Apparently the eight years of shrieking Bush Derangement Syndrome that preceded the Tea Party movement did nothing to create an “angry movement” in America. In Wright’s imaginary land, Stack’s travails, which Stack himself saw as stretching back decades, were unaffected by any anger other than the righteous (and non-violent) indignation of the tea partiers. I also don’t see any record of Wright opining about the Left wing rage that motivated Amy Bishop, a fanatic Obama follower (left wing) who, angered that she was denied her rightful tenure (a very Left wing notion), went postal and killed three black colleagues. Apparently she was merely crazy, and not the logical result of of eight years of violently hostile Bush Derangement Syndrome.

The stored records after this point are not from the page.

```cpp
Level plan_level(const std::vector<int64_t> &seg_start, uint32_t digits, int RP_TILE) {
  Level L;
  L.seg_start = seg_start;
// ... 106 lines not shown
  };
  auto publish = [&](const Cols &c) {
    out->key = c.k; out->v0 = c.v0; out->v1 = c.v1; out->idx = c.idx; out->flags = c.fl; out->rec = c.rec;
  };
  struct SlimLaunch {
    SlimIn in;
    SlimOut out;
    uint32_t kshift, rbits;
    BufP total;
  };
  auto exec_level = [&](int level, uint32_t digits, const Level &L, const RpIn &rin, const RpOut &rout, int64_t sink,
                        BufP *offs_out, BufP premat = nullptr, SlimLaunch *slim = nullptr,
                        const std::function<void(const BufP &)> *before_scatter = nullptr) {
    const int64_t entries = std::max<int64_t>(L.mat_entries, 1);
    BufP mat = premat ? premat : ctx->alloc(4 * (size_t)entries);
    BufP offs = ctx->alloc(4 * (size_t)entries);
    BufP total = ctx->alloc(8);
    if (slim) slim->total = total;
    unsigned nt = L.num_tiles;
    const Tile *tp = (const Tile *)L.tiles->p;
    if (nt && !premat) {
      ProfScope ps(ctx, in.build_side ? "rp_hist_build" : "rp_hist");
#define SQ_RH1(R, PL) rp_hist_kernel<512, R, PL><<<dim3(nt), dim3(512), 0, ctx->stream>>>(rin.key, rin.key_validity, rin.flags, tp, P, p2_bits, level, digits, mat->as<uint32_t>(), kp)
#define SQ_RH(R) do { if (!rin.key_validity && !rin.flags) SQ_RH1(R, true); else SQ_RH1(R, false); } while (0)
      if (ROWS == 12) SQ_RH(12); else SQ_RH(8);
#undef SQ_RH
#undef SQ_RH1
      SQ_HIP(hipGetLastError());
    }
    BufP mat_dm = ctx->alloc(4 * (size_t)entries);
    BufP offs_tm = ctx->alloc(4 * (size_t)entries);
    const size_t tlds = (size_t)RP_TB * (digits + 1) * 4;
    const unsigned tblocks = (unsigned)ceil_div(nt, RP_TB);
    if (nt)
      rp_transpose_kernel<false><<<dim3(tblocks), dim3(256), tlds, ctx->stream>>>(
          mat->as<uint32_t>(), mat_dm->as<uint32_t>(), tp, nt, digits);
    exclusive_scan_u32(ctx, mat_dm->as<uint32_t>(), L.mat_entries, nullptr, offs->as<uint32_t>(),
                       total->as<uint64_t>());
    if (nt)
      rp_transpose_kernel<true><<<dim3(tblocks), dim3(256), tlds, ctx->stream>>>(
          offs->as<uint32_t>(), offs_tm->as<uint32_t>(), tp, nt, digits);
    SQ_HIP(hipGetLastError());
    if (before_scatter) (*before_scatter)(offs);
    if (nt) {
      ProfScope ps(ctx, in.build_side ? "rp_scatter_build" : "rp_scatter");
      uint32_t wgs = std::min<uint32_t>(nt, (uint32_t)ctx->num_cus);
      uint32_t tpw = (uint32_t)ceil_div(nt, wgs);
      wgs = (uint32_t)ceil_div(nt, tpw);
      dim3 g(wgs), b((unsigned)WG);
      const int mode = level == 1 ? (flags ? RP_L1_NULL : RP_L1) : (flags ? RP_LN_FLAG : RP_LN);
      if (slim) {
        const size_t slds = (size_t)RP_TILE * 13 + 1024 + (size_t)WG * 16 + 512 + 128;
        allow_big_lds(ctx, rp_scatter_slim_kernel);
        rp_scatter_slim_kernel<<<g, b, slds, ctx->stream>>>(slim->in, slim->out, tp, p2_bits, digits, offs_tm->as<uint32_t>(), nt, tpw, sink,
                                                           slim->kshift, slim->rbits);
        SQ_HIP(hipGetLastError());
        slim->total = total;
        *offs_out = offs;
        return;
      }
#define SQ_RP1(NV, R, M, PK)                                                                                  \
  do {                                                                                                        \
    constexpr bool can_rec = NV == 1 && PK;                                                                   \
    auto kfn = rp_scatter_kernel<NV, 512, R, M, PK>;                                                          \
    if (can_rec && rout.rec) kfn = rp_scatter_kernel<NV, 512, R, M, PK, can_rec>;                             \
    allow_big_lds(ctx, kfn);                                                                                  \
    kfn<<<g, b, lds, ctx->stream>>>(rin, rout, tp, P, p2_bits, level, digits, offs_tm->as<uint32_t>(), nt, tpw, \
                                    sink, kp);                                                                  \
  } while (0)
#define SQ_RP(NV, R)                                                                                          \
  do {                                                                                                        \
    if (mode == RP_L1) { if (pack) SQ_RP1(NV, R, RP_L1, true); else SQ_RP1(NV, R, RP_L1, false); }            \
    else if (mode == RP_L1_NULL) SQ_RP1(NV, R, RP_L1_NULL, false);                                            \
    else if (mode == RP_LN) { if (pack) SQ_RP1(NV, R, RP_LN, true); else SQ_RP1(NV, R, RP_LN, false); }       \
    else SQ_RP1(NV, R, RP_LN_FLAG, false);                                                                    \
  } while (0)
      if (nv == 2) SQ_RP(2, 8);
      else if (nv == 0) SQ_RP(0, 12); else SQ_RP(1, 12);
#undef SQ_RP1
#undef SQ_RP
      SQ_HIP(hipGetLastError());
    }
    *offs_out = offs;
  };

  auto run_level = [&](int level, uint32_t digits, const std::vector<int64_t> &seg_start, const RpIn &rin,
                       const RpOut &rout, BufP *offs_out, Level *L) {
    *L = plan_level(seg_start, digits, RP_TILE);
    L->tiles = ctx->alloc(sizeof(Tile) * (size_t)std::max<uint32_t>(L->num_tiles, 1));
    upload_level(ctx, *L);
    rp_make_tiles_kernel<<<dim3((unsigned)L->seg_tiles.size()), dim3(256), 0, ctx->stream>>>(
        L->d_seg_start, L->d_seg_mat, L->d_seg_tiles, L->d_seg_tile_base, RP_TILE, (Tile *)L->tiles->p);
    SQ_HIP(hipGetLastError());
    exec_level(level, digits, *L, rin, rout, n, offs_out);
  };

  auto bucket_starts = [&](const Level &L, const BufP &offs, uint32_t digits, int64_t rows,
                           std::vector<uint32_t> *host) -> BufP {
    uint32_t nseg = L.nseg;
    int64_t total = (int64_t)nseg * digits + 1;
    BufP bs = ctx->alloc(4 * (size_t)total);
    rp_bucket_starts_kernel<<<dim3((unsigned)ceil_div(total, 256)), dim3(256), 0, ctx->stream>>>(
        offs->as<uint32_t>(), L.d_seg_mat, L.d_seg_tiles, L.d_seg_start, digits, nseg, rows, bs->as<uint32_t>());
    SQ_HIP(hipGetLastError());
    if (4 * (size_t)total <= ctx->pinned_bytes) {
      const uint32_t *h = (const uint32_t *)ctx->fetch(bs->p, 4 * (size_t)total);
      host->assign(h, h + total);
// ... 79 lines not shown
        csl.log_b = log_b;
        csl.tile = (uint32_t)RP_TILE;
        csl.on = true;
      } else if (use_rec) cc.rec = ctx->alloc(16 * (size_t)pool_rows);
      else {
        cc.k = ctx->alloc(8 * (size_t)pool_rows);
        cc.v0 = nv >= 1 ? ctx->alloc(8 * (size_t)pool_rows) : nullptr;
      }
      ClaimOut co;
      co.key = cc.k ? cc.k->as<uint64_t>() : nullptr;
      co.v0 = cc.v0 ? cc.v0->as<uint64_t>() : nullptr;
      co.rec = cc.rec ? (u64x2 *)cc.rec->p : nullptr;
      co.cursor = cursor;
      co.rend = rend;
      co.kept = (unsigned long long *)cst;
      co.flag = (unsigned int *)(cst + 1);
      co.B = B;
      const int psrc = !in.filter.col ? -1 : ((nv >= 1 && (const void *)in.filter.col == in.vals[0]) ? 1 : 3);
      const size_t clds = (size_t)RP_TILE * 8 * (1 + nv) + (size_t)WG * (4 + 4 + 8 + 8);
      {
        ProfScope ps(ctx, in.filter.col ? "rp_claim_scatter_filter" : "rp_claim_scatter");
        const uint64_t *k = in.keys, *a0 = (const uint64_t *)in.vals[0];
        const int64_t sink = (int64_t)slots_max;
#define SQ_CL1(NV, PS, RC)                                                                                          \
  do {                                                                                                              \
    auto kfn = rp_claim_scatter_kernel<NV, 512, 12, PS, RC>;                                                        \
    allow_big_lds(ctx, kfn);                                                                                        \
    kfn<<<dim3(wgs), dim3(512), clds, ctx->stream>>>(k, a0, in.filter, n, co, P, tiles1c, tpw, sink, kp);           \
  } while (0)
#define SQ_CL(NV, RC)                                                                                               \
  do {                                                                                                              \
    if (psrc < 0) SQ_CL1(NV, -1, RC);                                                                               \
    else if (psrc == 1 && NV >= 1) SQ_CL1(NV, (NV >= 1 ? 1 : 3), RC);                                               \
    else SQ_CL1(NV, 3, RC);                                                                                         \
  } while (0)
        if (claim_slim) {
          SlimClaimOut so;
          so.rows = csl.rows;
          so.cursor = cursor;
          so.rend = rend;
          so.blk_bt = csl.blk_bt->as<uint32_t>();
          so.flag = co.flag;
          so.kept = co.kept;
          so.B = B;
          so.log_b = csl.log_b;
          const char *sd_e = hook("SQLRS_RP_SLIM_DELTA");
          so.max_delta = sd_e ? (uint32_t)std::max(1, std::min(std::atoi(sd_e), 127)) : 127u;
          const size_t slds = (size_t)RP_TILE * (8 + 4 + 2) + (size_t)WG * (4 + 4 + 8 + 8 + 4);
          const size_t slds768 = (size_t)RP_TILE * (8 + 4 + 2) + (size_t)768 * (4 + 4 + 8 + 8 + 4);
#define SQ_CS(W, R, PS, LDS)                                                                                        \
  do {                                                                                                              \
    auto kfn = rp_claim_scatter_slim_kernel<W, R, PS>;                                                              \
    allow_big_lds(ctx, kfn);                                                                                        \
    kfn<<<dim3(wgs), dim3(W), LDS, ctx->stream>>>(k, a0, in.filter, n, so, P, tiles1c, tpw, sink, kp);              \
  } while (0)
          if (psrc < 0) SQ_CS(768, 8, -1, slds768);
          else if (psrc == 1) SQ_CS(768, 8, 1, slds768);
          else SQ_CS(512, 12, 3, slds);
#undef SQ_CS
        } else if (nv == 0) SQ_CL(0, false);
        else if (use_rec) SQ_CL(1, true);
        else SQ_CL(1, false);
#undef SQ_CL
#undef SQ_CL1
        SQ_HIP(hipGetLastError());
      }
      const uint32_t *hp = (const uint32_t *)ctx->fetch(plan->p, plan_bytes);
      uint64_t hc[2];
      std::memcpy(hc, hp + plan_words, 16);
      if (!(uint32_t)hc[1]) {
        out->n = (int64_t)hc[0];
        out->P = P;
        publish(cc);
        if (claim_slim) out->slim = csl;
        out->bstart = plan;
        out->bstart_host.assign(hp, hp + P);
        out->bstart_host.push_back((uint32_t)slots_max);
        out->bend_host.assign(hp + 2 * (size_t)P, hp + 3 * (size_t)P);
        return true;
      }
    }
  }
  if (in.filter.col && p2_bits == 0) return false;

  static const int chunk_env = [] {
    const char *e = hook("SQLRS_RP_CHUNKED");
    return e ? std::atoi(e) : -1;
  }();
  const uint32_t tiles1 = (uint32_t)ceil_div(n, RP_TILE);
  uint32_t cwgs = std::min<uint32_t>(tiles1, (uint32_t)ctx->num_cus);
  if (const char *wg_e = hook("SQLRS_RP_CHUNK_WGS"))
    cwgs = std::max(1u, std::min<uint32_t>(cwgs, (uint32_t)std::atoi(wg_e)));
  const uint32_t ctpw = (uint32_t)ceil_div(tiles1, std::max(cwgs, 1u));
  cwgs = (uint32_t)ceil_div(tiles1, std::max(ctpw, 1u));
  const uint64_t spare_chunks = (uint64_t)cwgs * (d1 + 1);
  const uint64_t CAP = (uint64_t)RP_TILE;
  bool chunked = p2_bits != 0 && !flags && chunk_env != 0 && d1 <= (uint32_t)WG &&
                 (chunk_env == 1 || spare_chunks * CAP <= (uint64_t)n);
  if (in.filter.col && !chunked) return false;
  if (chunked) {
    const char *slim_e = hook("SQLRS_RP_SLIM");
    const bool slim_on = pack && kp.dense && nv == 1 && (size_t)P * 4 <= 24 * 1024 &&
                         kp.rbits + SLIM_LOCAL_BITS + 7 <= 32 && kp.rbits + p2_bits + SLIM_LOCAL_BITS <= 32 &&
                         !(slim_e && std::atoi(slim_e) == 0) && !(hook("SQLRS_RP_H2") && std::atoi(hook("SQLRS_RP_H2")) == 0);
    const char *sd_e = hook("SQLRS_RP_SLIM_DELTA");
    const uint32_t slim_delta = sd_e ? (uint32_t)std::max(1, std::min<int>(std::atoi(sd_e), (int)SLIM_RUNS - 1)) : SLIM_RUNS - 1;
    const uint64_t arena = (uint64_t)ctpw + d1 + 1 +
                           (slim_on ? (uint64_t)d1 * (uint64_t)ceil_div((int64_t)ctpw, (int64_t)slim_delta + 1) : 0);
    const uint64_t max_chunks = arena * cwgs;
    if (max_chunks * (CAP + RP_CHUNK_SKEW) + WG * (uint64_t)cwgs > 0xffffffffull) {
      if (in.filter.col) return false;
      chunked = false;
    }
    if (chunked && slim_on) {
      const size_t pool_rows = (size_t)max_chunks * (CAP + RP_CHUNK_SKEW) + (size_t)1024 * cwgs;
      const uint32_t digits2 = 1u << p2_bits;
      auto slim_alloc = [&](size_t rows, BufP &b0, BufP &b1) {
        SlimRowsView v;
        b0 = ctx->alloc(8 * rows);
        b1 = ctx->alloc(4 * rows);
        v.v = b0->as<uint64_t>();
        v.w = b1->as<uint32_t>();
        return v;
      };
      BufP cb0, cb1;
      BufP clen = ctx->alloc_zero(4 * (size_t)max_chunks);
      BufP cdig = ctx->alloc(4 * (size_t)max_chunks), cbase = ctx->alloc(4 * (size_t)max_chunks);
      BufP cstart = ctx->alloc(2 * (size_t)max_chunks * SLIM_RUNS);
      SQ_HIP(hipMemsetAsync(cstart->p, 0xff, 2 * (size_t)max_chunks * SLIM_RUNS, ctx->stream));
      BufP ctr = ctx->alloc_zero(8);
      BufP chist = ctx->alloc(4 * (size_t)max_chunks * digits2);
      SlimChunkOut so;
      so.rows = slim_alloc(pool_rows, cb0, cb1);
      so.chunk_len = clen->as<uint32_t>();
      so.chunk_dig = cdig->as<uint32_t>();
      so.chunk_base = cbase->as<uint32_t>();
      so.cstart = cstart->as<uint16_t>();
      so.counter = ctr->as<unsigned int>();
      so.max_chunks = (uint32_t)max_chunks;
      so.cap = (uint32_t)CAP;
      so.arena = (uint32_t)arena;
      so.hist = chist->as<uint32_t>();
      so.kshift = kp.rbits + p2_bits;
      so.max_delta = slim_delta;
      {
        const char *cc_e = hook("SQLRS_RP_CONC");
        so.conc_eighths = cc_e ? (uint32_t)std::max(1, std::min(std::atoi(cc_e), 9)) : 3u;
      }
      const int psrc = !in.filter.col ? -1 : ((const void *)in.filter.col == in.vals[0] ? 1 : 3);
      const size_t clds = (size_t)RP_TILE * 14 + (size_t)WG * (4 + 4 + 8 + 8 + 4 + 4) + (size_t)P * 4;
      {
        ProfScope ps(ctx, in.filter.col ? "rp_chunk_scatter_filter" : "rp_chunk_scatter");
        const int64_t sink = (int64_t)max_chunks * (CAP + RP_CHUNK_SKEW);
        const size_t clds768 = (size_t)RP_TILE * 14 + (size_t)768 * (4 + 4 + 8 + 8 + 4 + 4) + (size_t)P * 4;
#define SQ_SL(W, R, PS, LDS)                                                                                        \
  do {                                                                                                              \
    auto kfn = rp_chunk_scatter_slim_kernel<W, R, PS>;                                                              \
    allow_big_lds(ctx, kfn);                                                                                        \
    kfn<<<dim3(cwgs), dim3(W), LDS, ctx->stream>>>(in.keys, (const uint64_t *)in.vals[0], in.filter, n, so, P, p2_bits, d1, \
                                                   tiles1, ctpw, sink, kp);                                         \
  } while (0)
        if (psrc < 0) SQ_SL(768, 8, -1, clds768); else if (psrc == 1) SQ_SL(768, 8, 1, clds768); else SQ_SL(512, 12, 3, clds);
#undef SQ_SL
        SQ_HIP(hipGetLastError());
      }
      Level L2;
      L2.nseg = d1;
      const LevelLayout lay(d1);
      L2.dev = ctx->alloc(lay.total);
      bind_level(L2, lay);
      L2.tiles = ctx->alloc(sizeof(Tile) * (size_t)max_chunks);
      BufP totals = ctx->alloc(24);
      BufP tile_chunk = ctx->alloc(4 * (size_t)max_chunks);
      BufP plan = ctx->alloc(sizeof(ChunkPlan));
      SQ_HIP(hipMemsetAsync(plan->p, 0, sizeof(ChunkPlan), ctx->stream));
      const unsigned pblocks = (unsigned)std::min<uint64_t>(ceil_div((int64_t)max_chunks, 256 * 8), 128);
      rp_chunk_count_kernel<<<dim3(pblocks), dim3(256), 0, ctx->stream>>>(so.chunk_len, so.chunk_dig, so.counter, so.max_chunks,
                                                                        so.max_chunks, (uint32_t)RP_TILE, plan->as<ChunkPlan>());
      rp_chunk_prefix_kernel<<<dim3(1), dim3(64), 0, ctx->stream>>>(
          plan->as<ChunkPlan>(), so.counter, d1, digits2, (int64_t *)L2.d_seg_start, (int64_t *)L2.d_seg_mat,
          (uint32_t *)L2.d_seg_tiles, (uint32_t *)L2.d_seg_tile_base, totals->as<uint64_t>());
      rp_chunk_assign_kernel<<<dim3(pblocks), dim3(256), 0, ctx->stream>>>(
          so.chunk_len, so.chunk_dig, so.counter, so.max_chunks, so.max_chunks, digits2, (uint32_t)CAP, (uint32_t)RP_TILE,
          L2.d_seg_tiles, L2.d_seg_tile_base, plan->as<ChunkPlan>(), (Tile *)L2.tiles->p, tile_chunk->as<uint32_t>());
      SQ_HIP(hipGetLastError());
      const uint64_t *ht = (const uint64_t *)ctx->fetch(totals->p, 24);
      const uint64_t ntiles = ht[0], kept = ht[1], overflow = ht[2];
      if (overflow) return false;
      L2.num_tiles = (uint32_t)ntiles;
      L2.mat_entries = (int64_t)ntiles * digits2;
      out->n = (int64_t)kept;
      out->P = P;
      if (kept == 0) {
        out->bstart_host.assign((size_t)P + 1, 0u);
        out->bstart = nullptr;
        return true;
      }
      const size_t np = (size_t)kept + 1024;
      PartitionedRows::Slim &sl = out->slim;
      sl = PartitionedRows::Slim();
      sl.rows = slim_alloc(np, sl.buf0, sl.buf1);
      SlimLaunch sln;
      sln.in.rows = so.rows;
      sln.in.tile_chunk = tile_chunk->as<uint32_t>();
      sln.in.cstart = so.cstart;
      sln.out.rows = sl.rows;
      sln.kshift = so.kshift;
      sln.rbits = kp.rbits;
      BufP offs2;
      BufP premat = ctx->alloc(4 * (size_t)L2.mat_entries);
      rp_hist_from_chunks_kernel<<<dim3((unsigned)ceil_div(L2.mat_entries, 256)), dim3(256), 0, ctx->stream>>>(
          so.hist, tile_chunk->as<uint32_t>(), L2.mat_entries, digits2, premat->as<uint32_t>());
      SQ_HIP(hipGetLastError());
// ... 198 lines not shown
```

I am reminded again why, even though I, as an informed person, should know what the other side is saying, I avoid the New York Times. Being constantly confronted with stupidity just raises my blood pressure. My husband keeps urging me to listen to NPR’s Fresh Air, in which Terry Gross has a good laugh with David Weigel about CPAC and how stupid conservatives are. (They don’t respect saintly Woodrow Wilson! How ignorant can they be?) I just don’t have the stomach to listen to ignorance, nor the time to write the inevitable long post explaining just what a dreadful, totalitarian-leaning president Wilson was, nor to point out that, as always, NPR focuses on the fringe and not the center when it reports on the right. Somehow NPR never gets around to reporting on its own fringe (Maxine Waters, anybody?), but that omission leaves both NPR and its listeners unperturbed.